Dataset entries
——————————
@@ -857,6 +887,39 @@
   }
 }
 
+template <int NM_T, int MODE_T>
+int tick_one(const DevState& s, const DevParams* uniform_params, double dt, int any_moment, const TickCtl& t, bool launch, cudaStream_t st, int* info) {
+  if constexpr (NM_T > 0 && MODE_T >= 0) {
+    if (!uniform_params || getenv("MRSB_NO_STAGING")) return 0;
+    const int64_t n_tiles = (s.n + MRSB_STEP_THREADS - 1) / MRSB_STEP_THREADS;
+    const size_t  smem    = size_t(Img<NM_T, MODE_T>::ROWS) * MRSB_TILE * sizeof(double);
+    const int     staged  = staged_grid<NM_T, MODE_T, true>(smem);
+    if (staged <= 0 || n_tiles <= staged) return 0;
+    const int grid = resident_grid<uav_tick_staged_kernel<NM_T, MODE_T>>(smem);
+    if (grid <= 0 || !launch) return grid;
+    uav_tick_staged_kernel<NM_T, MODE_T><<<grid, MRSB_STEP_THREADS, smem, st>>>(s, *uniform_params, dt, 1.0 / dt, any_moment, n_tiles, t);
+    info[0] = 2, info[1] = grid, info[2] = NM_T, info[3] = MODE_T;
+    return grid;
+  }
+  return 0;
+}
+
+template <int NM_T>
+int tick_nm(const DevState& s, const DevParams* up, double dt, int mode, int any_moment, const TickCtl& t, bool launch, cudaStream_t st, int* info) {
+  switch (mode) {
+    case MRSB_ACTUATOR_CMD:
+      return tick_one<NM_T, MRSB_ACTUATOR_CMD>(s, up, dt, any_moment, t, launch, st, info);
+    case MRSB_VELOCITY_HDG_RATE_CMD:
+      return tick_one<NM_T, MRSB_VELOCITY_HDG_RATE_CMD>(s, up, dt, any_moment, t, launch, st, info);
+    case MRSB_VELOCITY_HDG_CMD:
+      return tick_one<NM_T, MRSB_VELOCITY_HDG_CMD>(s, up, dt, any_moment, t, launch, st, info);
+    case MRSB_POSITION_CMD:
+      return tick_one<NM_T, MRSB_POSITION_CMD>(s, up, dt, any_moment, t, launch, st, info);
+    default:
+      return 0;
+  }
+}
+
 template <int NM_T>
 void launch_nm(const DevState& s, const DevParams* up, double dt, int k, int mode, int any_moment, cudaStream_t st, int* info) {
   switch (mode) {
@@ -885,3 +948,8 @@
                     int* info) {
   launch_nm<NM_T>(s, uniform_params, dt, k_substeps, uniform_mode, any_moment, stream, info);
 }
+template <int NM_T>
+int launch_tick_nm(const DevState& s, const DevParams* uniform_params, double dt, int uniform_mode, bool any_moment, const TickCtl& t, bool launch,
+                   cudaStream_t stream, int* info) {
+  return tick_nm<NM_T>(s, uniform_params, dt, uniform_mode, any_moment, t, launch, stream, info);
+}
diff --git a/mrs_multirotor_simulator_b200/csrc/step_kernel_nm4.cu b/mrs_multirotor_simulator_b200/csrc/step_kernel_nm4.cu
--- a/mrs_multirotor_simulator_b200/csrc/step_kernel_nm4.cu
+++ b/mrs_multirotor_simulator_b200/csrc/step_kernel_nm4.cu
@@ -1,3 +1,4 @@
 #include "step_kernel.cuh"
 
 template void launch_step_nm<4>(const DevState&, const DevParams*, double, int, int, bool, cudaStream_t, int*);
+template int launch_tick_nm<4>(const DevState&, const DevParams*, double, int, bool, const TickCtl&, bool, cudaStream_t, int*);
——————————
A word-for-word copy of all the entries above is required.

Result:
@@ -857,6 +887,39 @@
   }
 }
 
+template <int NM_T, int MODE_T>
+int tick_one(const DevState& s, const DevParams* uniform_params, double dt, int any_moment, const TickCtl& t, bool launch, cudaStream_t st, int* info) {
+  if constexpr (NM_T > 0 && MODE_T >= 0) {
+    if (!uniform_params || getenv("MRSB_NO_STAGING")) return 0;
+    const int64_t n_tiles = (s.n + MRSB_STEP_THREADS - 1) / MRSB_STEP_THREADS;
+    const size_t  smem    = size_t(Img<NM_T, MODE_T>::ROWS) * MRSB_TILE * sizeof(double);
+    const int     staged  = staged_grid<NM_T, MODE_T, true>(smem);
+    if (staged <= 0 || n_tiles <= staged) return 0;
+    const int grid = resident_grid<uav_tick_staged_kernel<NM_T, MODE_T>>(smem);
+    if (grid <= 0 || !launch) return grid;
+    uav_tick_staged_kernel<NM_T, MODE_T><<<grid, MRSB_STEP_THREADS, smem, st>>>(s, *uniform_params, dt, 1.0 / dt, any_moment, n_tiles, t);
+    info[0] = 2, info[1] = grid, info[2] = NM_T, info[3] = MODE_T;
+    return grid;
+  }
+  return 0;
+}
+
+template <int NM_T>
+int tick_nm(const DevState& s, const DevParams* up, double dt, int mode, int any_moment, const TickCtl& t, bool launch, cudaStream_t st, int* info) {
+  switch (mode) {
+    case MRSB_ACTUATOR_CMD:
+      return tick_one<NM_T, MRSB_ACTUATOR_CMD>(s, up, dt, any_moment, t, launch, st, info);
+    case MRSB_VELOCITY_HDG_RATE_CMD:
+      return tick_one<NM_T, MRSB_VELOCITY_HDG_RATE_CMD>(s, up, dt, any_moment, t, launch, st, info);
+    case MRSB_VELOCITY_HDG_CMD:
+      return tick_one<NM_T, MRSB_VELOCITY_HDG_CMD>(s, up, dt, any_moment, t, launch, st, info);
+    case MRSB_POSITION_CMD:
+      return tick_one<NM_T, MRSB_POSITION_CMD>(s, up, dt, any_moment, t, launch, st, info);
+    default:
+      return 0;
+  }
+}
+
 template <int NM_T>
 void launch_nm(const DevState& s, const DevParams* up, double dt, int k, int mode, int any_moment, cudaStream_t st, int* info) {
   switch (mode) {
@@ -885,3 +948,8 @@
                     int* info) {
   launch_nm<NM_T>(s, uniform_params, dt, k_substeps, uniform_mode, any_moment, stream, info);
 }
+template <int NM_T>
+int launch_tick_nm(const DevState& s, const DevParams* uniform_params, double dt, int uniform_mode, bool any_moment, const TickCtl& t, bool launch,
+                   cudaStream_t stream, int* info) {
+  return tick_nm<NM_T>(s, uniform_params, dt, uniform_mode, any_moment, t, launch, stream, info);
+}
diff --git a/mrs_multirotor_simulator_b200/csrc/step_kernel_nm4.cu b/mrs_multirotor_simulator_b200/csrc/step_kernel_nm4.cu
--- a/mrs_multirotor_simulator_b200/csrc/step_kernel_nm4.cu
+++ b/mrs_multirotor_simulator_b200/csrc/step_kernel_nm4.cu
@@ -1,3 +1,4 @@
 #include "step_kernel.cuh"
 
 template void launch_step_nm<4>(const DevState&, const DevParams*, double, int, int, bool, cudaStream_t, int*);
+template int launch_tick_nm<4>(const DevState&, const DevParams*, double, int, bool, const TickCtl&, bool, cudaStream_t, int*);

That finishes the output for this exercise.